For Marcio Saboya, CEO of The Acai Spot, Dubai, key consumer drivers for the food bowl trend are convenience and fashion. “I believe that some food started being served in bowls for convenience, however it is becoming fashionable now. I can see more and more restaurants using bowls,” he says.

Agreeing that convenience is a factor, Jeremiah Dupin, founder and managing partner of Poke Poke points out that it’s easier to combine ingredients in a bowl and their ability to be customized is also appealing. “I enjoy food in a bowl because it’s easier to mix it all together and to take on-the-go rather than food on a plate. People can pick their own options for whatever mood they are in,” he comments, explaining that Poke Poke offers more than 60 combinations of bowls.

The Acai Spot Interior

The Acai Spot Interior

Whiteman adds that bowls fit comfortably in the hand compared to plates and are particularly suited to fast-paced lifestyles. “It’s easier to eat from [a bowl], especially if you are dining at your desk, which at least 50% of US workers do every day at lunch time.”

He also highlights the primitive aspect of eating out of a bowl, which many people find satisfying. “There is a ‘zen’ sense about eating from a bowl that adds a cultural or moral significance to what otherwise might seem like an ordinary meal. This has something to do with the way a bowl fits in your hand and because it’s a more primitive implement.”
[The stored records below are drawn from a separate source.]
# Vigilans/GomokuAI

Measured on AMD Instinct MI355X. Metric: board-evals/s, higher is better.
Workload: dtype int32; 1 GPU; batched AC-automaton position eval (K1), 65536 random-opening boards per GPU, 15x15, inputs resident in HBM; boards_per_gpu=65536, parallelism=boards sharded by rank, no collective, launch=hipGraph replay of the K steps

## Files before the change

gomokuai_amd/csrc/eval_kernel.hip:

```cpp
#include <algorithm>
#include <cstdlib>
#include <vector>

#include "capi_common.h"

namespace {

constexpr int kBoardsPerBlock = 16;
constexpr int kGroupBoards = 16;
constexpr int kThreads = 64 * kBoardsPerBlock;
constexpr int kCells = 225;
constexpr int kQueueCap = 448;
constexpr int kMaxBlocksPerCu = 1;

constexpr int kScoreWords = 4 * kCells;
constexpr int kCntWords = 3 * kCells + 1;
constexpr int kZeroWords = kScoreWords + kCntWords;
constexpr int kLineWords = 96;
constexpr int kColBase = 20, kDiagBase = 36, kAntiBase = 65;
#ifndef GMK_K1_TOTALS_COPIES
#define GMK_K1_TOTALS_COPIES 8
#endif
constexpr int kTotalsCopies = GMK_K1_TOTALS_COPIES;
constexpr int kMiscWords = 48;
constexpr int kBoardWords = kZeroWords + kLineWords + kQueueCap + kMiscWords;
static_assert(kZeroWords % 4 == 0 && kBoardWords % 4 == 0, "16-byte alignment of the per-board blocks");
constexpr int kStaticTableWords = 128 + kLineWords + 512 + 1560 + 4;

__constant__ uint32_t c_lane_jobs[64 * 2];
__constant__ uint32_t c_line_init[kLineWords];
constexpr int kScanSteps = 19;

__device__ __forceinline__ int dir_stride(int dir) { return (0x0E100F01u >> (8 * dir)) & 0xFFu; }

__device__ __forceinline__ uint64_t line_symbols(uint32_t line_word, int len) {
    return 2ull | (static_cast<uint64_t>(line_word) << 2) | (0xAull << (2 * len + 2));
}

__device__ __forceinline__ const __attribute__((address_space(3))) uint32_t* lds_word(uint32_t byte_address) {
    return reinterpret_cast<const __attribute__((address_space(3))) uint32_t*>(static_cast<uintptr_t>(byte_address));
}

__device__ __forceinline__ __attribute__((address_space(3))) uint32_t* lds_word_rw(uint32_t byte_address) {
    return reinterpret_cast<__attribute__((address_space(3))) uint32_t*>(static_cast<uintptr_t>(byte_address));
}

__device__ __forceinline__ uint32_t dfa_address(uint32_t table_word, uint32_t four) {
    uint32_t addr;
    asm("v_bfi_b32 %0, %1, %2, %3" : "=v"(addr) : "s"(0x3FF3u), "v"(table_word), "v"(four));
    return addr;
}

__device__ __forceinline__ uint32_t mul24(uint32_t a, uint32_t b) {
    uint32_t r;
    asm("v_mul_u32_u24 %0, %1, %2" : "=v"(r) : "v"(a), "s"(b));
    return r;
}

__device__ __forceinline__ void wave_phase_fence() {
    __builtin_amdgcn_fence(__ATOMIC_RELEASE, "wavefront");
    __builtin_amdgcn_wave_barrier();
    __builtin_amdgcn_fence(__ATOMIC_ACQUIRE, "wavefront");
}

__device__ __forceinline__ void deposit_match(uint32_t w0, uint32_t w1, int cell_at, int dir, int back_step,
                                              uint32_t* s_scores, uint32_t* s_cnt, uint32_t* s_misc, uint32_t* totals ) {
    const int type = w0 & 15, fav = (w0 >> 4) & 1;
    if (type == 8) { atomicOr(&s_misc[1], fav ? 1u : 2u); return; }
    atomicAdd(&totals[type], fav ? 0x10000u : 1u);
    const int endcell = cell_at + static_cast<int>((w0 >> 27) & 1u) * back_step;
    const uint32_t score = dir >= 2 ? (w1 >> 16) : (w1 & 0xFFFFu);
    unsigned long long* pair = reinterpret_cast<unsigned long long*>(s_scores) + fav;
    const uint32_t lo_opp = fav ? score : 0u, hi_opp = fav ? 0u : score;
    const uint32_t tslot = 5u - static_cast<uint32_t>(type);
    const bool feeds = tslot < 3u;
    uint32_t* cnt = s_cnt + (feeds ? tslot : 0u) * kCells;
    const uint32_t one = 1u << (4 * (fav * 4 + dir));
    const int n_dep = (w0 >> 8) & 7;
#pragma unroll
    for (int d = 0; d < 4; ++d) {
        if (d >= n_dep) break;
        const uint32_t f = (w0 >> (11 + 4 * d)) & 15u;
        const int c = endcell + static_cast<int>(f & 7u) * back_step;
        const bool both = (f & 8u) != 0u;
        atomicAdd(&pair[2 * c], (static_cast<unsigned long long>(both ? score : hi_opp) << 32) | (both ? score : lo_opp));
        if (both && feeds) atomicAdd(&cnt[c], one);
    }
}

__device__ __forceinline__ int counter_match(uint32_t w0, int k, int want) {
    const int type = w0 & 15, len = (w0 >> 5) & 7;
    const int back = k - static_cast<int>((w0 >> 27) & 1u) - 6;
    if (!w0 || type != want || back < 0 || back >= len) return -1;
    const int n_dep = (w0 >> 8) & 7;
    bool on_q = false;
#pragma unroll
    for (int d = 0; d < 4; ++d) {
        const uint32_t f = (w0 >> (11 + 4 * d)) & 15u;
        on_q |= d < n_dep && f == (8u | static_cast<uint32_t>(back));
    }
    return on_q ? back : -1;
}

__device__ __forceinline__ void add_counter_cells(uint32_t w0, int back, int q, int stride, uint32_t* opp) {
    const int n_dep = (w0 >> 8) & 7, endcell = q + back * stride;
#pragma unroll
    for (int d = 0; d < 4; ++d) {
        const uint32_t f = (w0 >> (11 + 4 * d)) & 15u;
        if (d < n_dep && static_cast<int>(f & 7u) != back) atomicAdd(&opp[4 * (endcell - static_cast<int>(f & 7u) * stride)], 600u);
    }
}

[[maybe_unused]] constexpr int kDensTiles = 7;
__host__ __device__ constexpr int dens_kt_lo(int m) { return (((32 * m) / 15 - 3) < 0 ? 0 : (32 * m) / 15 - 3) / 2; }
__host__ __device__ constexpr int dens_kt_hi(int m) { return (((32 * m + 31) / 15 + 3) > 14 ? 14 : (32 * m + 31) / 15 + 3) / 2; }
constexpr int kWtabDy = 13, kWtabEntryWords = 4, kWtabKindWords = kWtabDy * 15 * kWtabEntryWords, kWtabWords = 2 * kWtabKindWords;
__host__ __device__ constexpr int block_weight(int dy, int dx) {
    constexpr int w[4][7] = {{1, 3, 4, 0, 4, 3, 1}, {0, 3, 5, 4, 5, 3, 0}, {0, 4, 3, 3, 3, 4, 0}, {2, 0, 0, 1, 0, 0, 2}};
    return w[dy < 0 ? -dy : dy][dx + 3];
}

typedef int v4i __attribute__((ext_vector_type(4)));
typedef int v16i __attribute__((ext_vector_type(16)));

template <int KIND, int M>
__device__ __forceinline__ void density_tile_pass(const uint32_t (&own_rows)[8], const uint32_t (&other_rows)[8], int n_boards, int first_board, int lane,
                                                  const v4i* __restrict__ s_wtab, int32_t* __restrict__ out_density,
                                                  const uint2* __restrict__ s_lut, int plane_stride) {
    constexpr int lo = dens_kt_lo(M), hi = dens_kt_hi(M), nk = hi - lo + 1;
    constexpr int y0 = (32 * M) / 15, y1 = (32 * M + 31) / 15;
    const int n = lane & 31, h = lane >> 5;
    uint32_t occ = 0;
#pragma unroll
    for (int y = y0; y <= y1; ++y) {
        const uint32_t both = own_rows[y / 2] | other_rows[y / 2];
        const uint32_t r = ((y & 1) ? both >> 16 : both) & 0x7FFFu;
        const int at = 15 * y - 32 * M;
        occ |= at >= 0 ? r << at : r >> -at;
    }
    const int cell = 32 * M + n, yo = (cell * 0x8889) >> 19, xo = cell - 15 * yo;
    const v4i* w = s_wtab + KIND * (kWtabKindWords / kWtabEntryWords) + (2 * lo + h - yo + 6) * 15 + xo;
    v16i acc = {0, 0, 0, 0, 0, 0, 0, 0, 0, 0, 0, 0, 0, 0, 0, 0};
#pragma unroll
    for (int k = 0; k < nk; ++k) {
        const uint32_t r = (own_rows[lo + k] >> (16 * h)) & 0x7FFFu;
        const uint2 b0 = s_lut[r & 255u], b1 = s_lut[r >> 8];
        const v4i stones = {static_cast<int>(b0.x), static_cast<int>(b0.y), static_cast<int>(b1.x), static_cast<int>(b1.y)};
        acc = __builtin_amdgcn_mfma_i32_32x32x32_i8(stones, w[30 * k], acc, 0, 0, 0);
    }
    const int n_live = n_boards - first_board;
    int32_t* out = out_density + static_cast<size_t>(first_board) * 4 * plane_stride + KIND * plane_stride + 32 * M + n + h * (2 * 4 * plane_stride);
#pragma unroll
    for (int i = 0; i < 16; i += 2) {
        const int b = 4 * (i / 4) + (i % 4) / 2;
        const uint32_t wd = static_cast<uint32_t>(__builtin_amdgcn_ds_bpermute(8 * b + 16 * h, static_cast<int>(occ)));
        const int neg = __builtin_amdgcn_sbfe(static_cast<int>(wd), n, 1);
        if (b + 2 * h < n_live && plane_stride > 0) {
            out[b * 4 * plane_stride + 1 * 2 * plane_stride] = acc[i] ^ neg;
            out[b * 4 * plane_stride + 0 * 2 * plane_stride] = acc[i + 1] ^ neg;
        }
    }
}
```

“Our bowls are photogenic, which customers find appealing for posting on social media and sharing with friends” – Jeremiah Dupin, founder and managing partner, Poke Poke

From a chef’s perspective, plating food in bowls is easier, quicker and according to Metzeling, promotes creativity. “Anyone can do the plating and it’s usually the staff behind the counter that have the most inspiration for the bowls. This allows for more creativity within the team,” she comments.

Plating food in bowls also eliminates problematic white space on a plate and can make the dish tastier and more visually appealing for all-important Instagram shots, according to the experts. “It’s faster and easier to create good-looking bowls of food rather than doing so on a plate that has a much larger surface area,” says Whiteman. “Chefs don’t have to deal with the white space of a plate and they don’t have to position everything just-so.”
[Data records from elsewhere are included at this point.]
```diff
+    const char* tR = sR + rs * T::R_BYTES + offR;
+    const char* tL = sL + ls * T::L_BYTES + offL;
+    bf16x8 fa[MB], fb[2][NB];
+    auto rdR = [&](int s2, int i) { return *(const bf16x8*)(tR + i * 16 * 128 + (s2 ? ch1 : ch0)); };
+    auto rdL = [&](int s2, int j) { return *(const bf16x8*)(tL + j * 16 * 128 + (s2 ? ch1 : ch0)); };
+#pragma unroll
+    for (int j = 0; j < NB; ++j) fb[0][j] = rdL(0, j);
+    fa[0] = rdR(0, 0);
+    fa[1] = rdR(0, 1);
+    const bool issue_l = kt + 1 < nk, issue_r = kt + 2 < nk;
+    char* l_dst = sL + (ls ^ 1) * T::L_BYTES;
+    const int rnext = rs == 0 ? 2 : rs - 1;
+    char* r_dst = sR + rnext * T::R_BYTES;
+    __builtin_amdgcn_sched_barrier(0);
+    if (r1_deferred && kt == 0 && issue_l) R3Issue<T>::template r<R_AUX>(src.R, 1, sR + (rs == 2 ? 0 : rs + 1) * T::R_BYTES, w.wave);
+    if (issue_l) R3Issue<T>::l(src.L, kt + 1, l_dst, w.wave);
+#pragma unroll
+    for (int i = 0; i < MB; ++i) {
+#pragma unroll
+      for (int j = 0; j < NB; ++j) {
+        acc.c[i][j] = mfma_16x16x32<F16>(fa[i], fb[0][j], acc.c[i][j]);
+        const int m = NB * i + j;
+        if (m < 6) fa[m + 2] = rdR(0, m + 2);
+        else if (m < 10) fb[1][m - 6] = rdL(1, m - 6);
+        else if (m < 12) fa[m - 10] = rdR(1, m - 10);
+      }
+      if (i >= 3) fa[i - 1] = rdR(1, i - 1);
+    }
+    fa[MB - 1] = rdR(1, MB - 1);
+#pragma unroll
+    for (int r = 0; r < 12; ++r) {
+      __builtin_amdgcn_sched_group_barrier(0x008, 1, 0);
+      __builtin_amdgcn_sched_group_barrier(0x100, 1, 0);
+    }
+#pragma unroll
+    for (int r = 0; r < 5; ++r) {
+      __builtin_amdgcn_sched_group_barrier(0x008, 4, 0);
+      __builtin_amdgcn_sched_group_barrier(0x100, 1, 0);
+    }
+    __builtin_amdgcn_sched_group_barrier(0x100, 1, 0);
+    __builtin_amdgcn_sched_barrier(0);
+#pragma unroll
+    for (int i = 0; i < MB; ++i)
+#pragma unroll
+      for (int j = 0; j < NB; ++j) acc.c[i][j] = mfma_16x16x32<F16>(fa[i], fb[1][j], acc.c[i][j]);
+    __builtin_amdgcn_sched_barrier(0);
+    if (issue_r) R3Issue<T>::template r<R_AUX>(src.R, kt + 2, r_dst, w.wave);
+    rs = rs == 2 ? 0 : rs + 1;
+    ls ^= 1;
+  }
+  return R3Slots{rs, ls};
+}
+
 template <class T>
 __device__ __forceinline__ int gemm_nt_mainloop(const bf16_t* __restrict__ R, int64_t ldr, int64_t nR,
                                                 const bf16_t* __restrict__ L, int64_t ldl, int64_t nL, int K,
```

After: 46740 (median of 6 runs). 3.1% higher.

Dupin adds: “Our bowls are photogenic, which customers find appealing for posting on social media and sharing with friends.”

Poke Poke - Dubai Bowl

Poke Poke – Dubai Bowl

As the trend grows and evolves, food bowl proponents have to keep looking for new ways to stand out. Pineapple Express will do so by introducing new flavours and ingredients to its bowls, such as pink pitaya (pink dragon fruit). “It has more antioxidants and health benefits than acai and boasts and electric pink colour,” says Metzeling. “Pineapple Express is also about to release a premium set of acai bowls and smoothie bowls that capture a new set of flavours and are Instagram-worthy.”

Similarly, Poke Poke is looking to bring in new ingredients such as proteins, marinades and bases, however the poke concept will stay the same.
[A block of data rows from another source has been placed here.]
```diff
+  if (!ok8(q->dq) || !ok8(q->dk) || !ok8(q->dv)) return DVLA_ERR_UNSUPPORTED;
+  a.dout = (const bf16_t*)q->dout; a.dsb = q->do_stride_b; a.dst = q->do_stride_t; a.dsh = q->do_stride_h;
+  a.dq = (bf16_t*)q->dq; a.dk = (bf16_t*)q->dk; a.dv = (bf16_t*)q->dv;
+  a.dqsb = a.dksb = a.dvsb = q->dg_stride_b; a.dqst = a.dkst = a.dvst = q->dg_stride_t; a.dqsh = a.dksh = a.dvsh = q->dg_stride_h;
+  const bool g16 = q->dg_stride_b % 8 == 0 && q->dg_stride_t % 8 == 0 && q->dg_stride_h % 8 == 0;
+  auto p16 = [&](const void* ptr) { return g16 && reinterpret_cast<uintptr_t>(ptr) % 16 == 0; };
+  a.st16 |= (p16(q->dq) ? 2 : 0) | (p16(q->dk) ? 4 : 0) | (p16(q->dv) ? 8 : 0);
+  return DVLA_OK;
+}
+
+static unsigned suffix_grid(int64_t resident, int64_t items, int H) {
+  int64_t wgs = resident < items ? resident : items;
+  if (wgs >= H) wgs -= wgs % H;
+  return (unsigned)wgs;
+}
+
+extern "C" int dvla_attn_suffix_fwd(const dvla_attn_suffix_params* q, void* stream_) {
+  hipStream_t stream = reinterpret_cast<hipStream_t>(stream_);
+  AttnKArgs a; SfxSrc s;
+  int rc = fill_suffix_args(q, false, a, s);
+  if (rc != DVLA_OK) return rc;
+  static uint64_t attr_done = 0;
+  int dev = 0;
+  if (hipGetDevice(&dev) != hipSuccess || dev < 0 || dev >= 64) dev = 0;
+  if (!(attr_done & (1ull << dev))) {
+    (void)hipFuncSetAttribute(reinterpret_cast<const void*>(attn_suffix_fwd_kernel), hipFuncAttributeMaxDynamicSharedMemorySize, 80 * 1024);
+    attr_done |= 1ull << dev;
+  }
+  const unsigned wgs = suffix_grid((int64_t)attn_num_cus() * 2, (int64_t)a.B * a.H, a.H);
+  hipLaunchKernelGGL(attn_suffix_fwd_kernel, dim3(wgs), dim3(SB_THREADS), sf_smem_bytes(a.nqt), stream, a, s);
+  return dvla_check_launch();
+}
+
+extern "C" int dvla_attn_suffix_bwd(const dvla_attn_suffix_params* q, void* stream_) {
+  hipStream_t stream = reinterpret_cast<hipStream_t>(stream_);
+  AttnKArgs a; SfxSrc s;
+  int rc = fill_suffix_args(q, true, a, s);
+  if (rc != DVLA_OK) return rc;
+  const size_t smem = sb_smem_bytes(a.nqt);
+  static uint64_t attr_done = 0;
+  int dev = 0;
+  if (hipGetDevice(&dev) != hipSuccess || dev < 0 || dev >= 64) dev = 0;
+  if (!(attr_done & (1ull << dev))) {
+    (void)hipFuncSetAttribute(reinterpret_cast<const void*>(attn_suffix_bwd_kernel), hipFuncAttributeMaxDynamicSharedMemorySize, 160 * 1024);
+    attr_done |= 1ull << dev;
+  }
+  int per_cu = (int)((size_t)(160 * 1024) / smem);
+  if (per_cu < 1) per_cu = 1;
+  if (per_cu > 2048 / SB_THREADS) per_cu = 2048 / SB_THREADS;
+  const unsigned wgs = suffix_grid((int64_t)attn_num_cus() * per_cu, (int64_t)a.B * a.H, a.H);
+  hipLaunchKernelGGL(attn_suffix_bwd_kernel, dim3(wgs), dim3(SB_THREADS), smem, stream, a, s);
+  return dvla_check_launch();
+}
diff --git a/dreamvla_amd/nn.py b/dreamvla_amd/nn.py
--- a/dreamvla_amd/nn.py
+++ b/dreamvla_amd/nn.py
@@ -92,8 +92,8 @@
 
     def forward_shared_suffix(self, prefix, suffix, n_seq):
         x = ops.concat_shared_suffix(prefix, suffix)
-        qkv = ops.concat_shared_suffix(self.attn.qkv(self.norm1(prefix)), self.attn.qkv(self.norm1(suffix)))
-        o = ops.self_attention(qkv, self.attn.num_heads, scale=self.attn.scale, head_dim=self.attn.head_dim)
+        o = ops.self_attention_shared_suffix(self.attn.qkv(self.norm1(prefix)), self.attn.qkv(self.norm1(suffix)),
+                                             self.attn.num_heads, self.attn.scale, head_dim=self.attn.head_dim)
         x = self.attn.proj(o, residual=x)
         r, n = self.norm2.fork(x)
         return self.mlp(n, residual=r)
diff --git a/dreamvla_amd/ops.py b/dreamvla_amd/ops.py
--- a/dreamvla_amd/ops.py
+++ b/dreamvla_amd/ops.py
@@ -1463,6 +1463,83 @@
     return _ConcatSharedSuffix.apply(to_compute(prefix), to_compute(suffix))
 
 
+class _SuffixAttentionUnsupported(Exception):
+    """dvla_attn_suffix_fwd declined the shape (DVLA_ERR_UNSUPPORTED): the caller materialises the qkv buffer instead"""
+
+
+def _attn_suffix_params(prefix, suffix, o, lse, H, scale):
+    n, nq, W = prefix.shape
+    ns = suffix.shape[0]
+    D = W // (3 * H)
+    p = _lib.AttnSuffixParams()
+    p.prefix, p.suffix, p.o = prefix.data_ptr(), suffix.data_ptr(), o.data_ptr()
+    p.prefix_stride_b, p.prefix_stride_t, p.suffix_stride_t = prefix.stride(0), prefix.stride(1), suffix.stride(0)
+    p.part_stride, p.head_stride = H * D, D
+    p.o_stride_b, p.o_stride_t, p.o_stride_h = o.stride(0), o.stride(1), o.stride(2)
+    p.B, p.H, p.Lq, p.Lk, p.nq, p.head_dim = n, H, nq + ns, nq + ns, nq, D
+    p.scale = float(scale)
+    p.lse = _ptr(lse)
+    return p
+
+
+class _SelfAttentionSharedSuffix(torch.autograd.Function):
+
+    @staticmethod
+    def forward(ctx, prefix, suffix, H, scale):
+        lib = _lib.load()
+        _req(prefix, "self_attention_shared_suffix.prefix"); _req(suffix, "self_attention_shared_suffix.suffix")
+        n, nq, W = prefix.shape
+        ns = suffix.shape[0]
+        prefix, suffix = prefix.contiguous(), suffix.contiguous()
+        need_grad = any(ctx.needs_input_grad)
+        o = torch.empty((n, nq + ns, H, 64), dtype=BF16, device=prefix.device)
+        lse = torch.empty((n, H, nq + ns), dtype=torch.float32, device=prefix.device) if need_grad else None
+        p = _attn_suffix_params(prefix, suffix, o, lse, H, scale)
+        rc = lib.dvla_attn_suffix_fwd(C.byref(p), _stream())
+        if rc == _lib.ERR_UNSUPPORTED:
+            raise _SuffixAttentionUnsupported()
+        check(rc, "dvla_attn_suffix_fwd")
+        ctx.H, ctx.scale = H, scale
+        if need_grad:
+            ctx.save_for_backward(prefix, suffix, o, lse)
+        return o.view(n, nq + ns, W // 3)
+
+    @staticmethod
+    def backward(ctx, dout):
+        lib = _lib.load()
+        prefix, suffix, o, lse = ctx.saved_tensors
+        n, nq, W = prefix.shape
+        ns, H = suffix.shape[0], ctx.H
+        L = nq + ns
+        dqkv = torch.empty((n, L, W), dtype=BF16, device=prefix.device)
+        d5 = dqkv.view(n, L, 3, H, 64)
+        do = _req(dout, "attention.grad_output").contiguous().view(n, L, H, 64)
+        p = _attn_suffix_params(prefix, suffix, o, lse, H, ctx.scale)
+        p.dout = do.data_ptr()
+        p.do_stride_b, p.do_stride_t, p.do_stride_h = do.stride(0), do.stride(1), do.stride(2)
+        p.dq, p.dk, p.dv = d5[:, :, 0].data_ptr(), d5[:, :, 1].data_ptr(), d5[:, :, 2].data_ptr()
+        p.dg_stride_b, p.dg_stride_t, p.dg_stride_h = d5.stride(0), d5.stride(1), d5.stride(3)
+        check(lib.dvla_attn_suffix_bwd(C.byref(p), _stream()), "dvla_attn_suffix_bwd")
+        dp = dqkv[:, :nq] if ctx.needs_input_grad[0] else None
+        ds = None
+        if ctx.needs_input_grad[1]:
+            ds = colsum(dqkv.view(n, L * W)[:, nq * W:], out_dtype=BF16).view(ns, W)
+        return dp, ds, None, None
+
+
+def self_attention_shared_suffix(qkv_prefix, qkv_suffix, num_heads, scale=None, *, mask_tables=None, dropout_p=0.0, head_dim=64):
+    scale = (1.0 / math.sqrt(float(head_dim))) if scale is None else scale
+    qkv_prefix, qkv_suffix = to_compute(qkv_prefix), to_compute(qkv_suffix)
+    if (head_dim == 64 and mask_tables is None and dropout_p == 0.0 and qkv_prefix.dim() == 3 and qkv_suffix.dim() == 2
+            and qkv_prefix.shape[2] == qkv_suffix.shape[1] == 3 * num_heads * 64):
+        try:
+            return _SelfAttentionSharedSuffix.apply(qkv_prefix, qkv_suffix, int(num_heads), float(scale))
+        except _SuffixAttentionUnsupported:
+            pass
+    return self_attention(concat_shared_suffix(qkv_prefix, qkv_suffix), num_heads, scale=scale, mask_tables=mask_tables,
+                          dropout_p=dropout_p, head_dim=head_dim)
+
+
 def assemble_tokens(parts, pos=None):
     if len(parts) > 16:
         raise ValueError("assemble_tokens: at most 16 parts")
diff --git a/include/dvla.h b/include/dvla.h
--- a/include/dvla.h
+++ b/include/dvla.h
@@ -87,6 +87,25 @@
 int dvla_attn_small_bwd(const dvla_attn_params* p, int32_t head_dim, void* stream);
 int dvla_attn_hd_fwd(const dvla_attn_params* p, int32_t head_dim, void* stream);
 int dvla_attn_hd_bwd(const dvla_attn_params* p, int32_t head_dim, void* stream);
+typedef struct dvla_attn_suffix_params {
+  const void* prefix; const void* suffix; void* o;
+  int64_t prefix_stride_b, prefix_stride_t, suffix_stride_t;
+  int64_t part_stride, head_stride;
+  int64_t o_stride_b, o_stride_t, o_stride_h;
+  int32_t B, H, Lq, Lk, nq, head_dim;
+  float scale;
+  float dropout_p;
+  const int32_t* key_index;
+  const uint32_t* mask_bits_q;
+  const uint32_t* mask_bits_k;
+  const uint8_t* tile_map;
+  float* lse;
+  const void* dout; int64_t do_stride_b, do_stride_t, do_stride_h;
+  void* dq; void* dk; void* dv;
+  int64_t dg_stride_b, dg_stride_t, dg_stride_h;
+} dvla_attn_suffix_params;
+int dvla_attn_suffix_fwd(const dvla_attn_suffix_params* p, void* stream);
+int dvla_attn_suffix_bwd(const dvla_attn_suffix_params* p, void* stream);
 
 int dvla_colsum(const void* x, int64_t ld, int64_t rows, int64_t cols, float* out, float* partial, void* stream);
 int dvla_colsum_dt(const void* x, int64_t ld, int64_t rows, int64_t cols, void* out, int32_t out_dtype, float* partial,
```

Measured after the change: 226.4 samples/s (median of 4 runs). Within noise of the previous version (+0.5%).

Moving forward, the experts agree that the trend is here to stay, given the convenience, attractiveness and health benefits of bowls. “We have become smarter about nutrition and realise each of us is unique in how our bodies handle certain food,” says Dupin of Poke Poke. “With custom bowls, people can tailor them to specific needs versus fixed menu options at other restaurants.”

Metzling adds: “The trend has many years to go. In Australia, Amazonia, a leading acai company goes through 700,000 cases per month of 77 acai sachets, and this trend has been going on for more than five years now in Australia. I’m 100% sure that it will hit the Middle East in a big way.”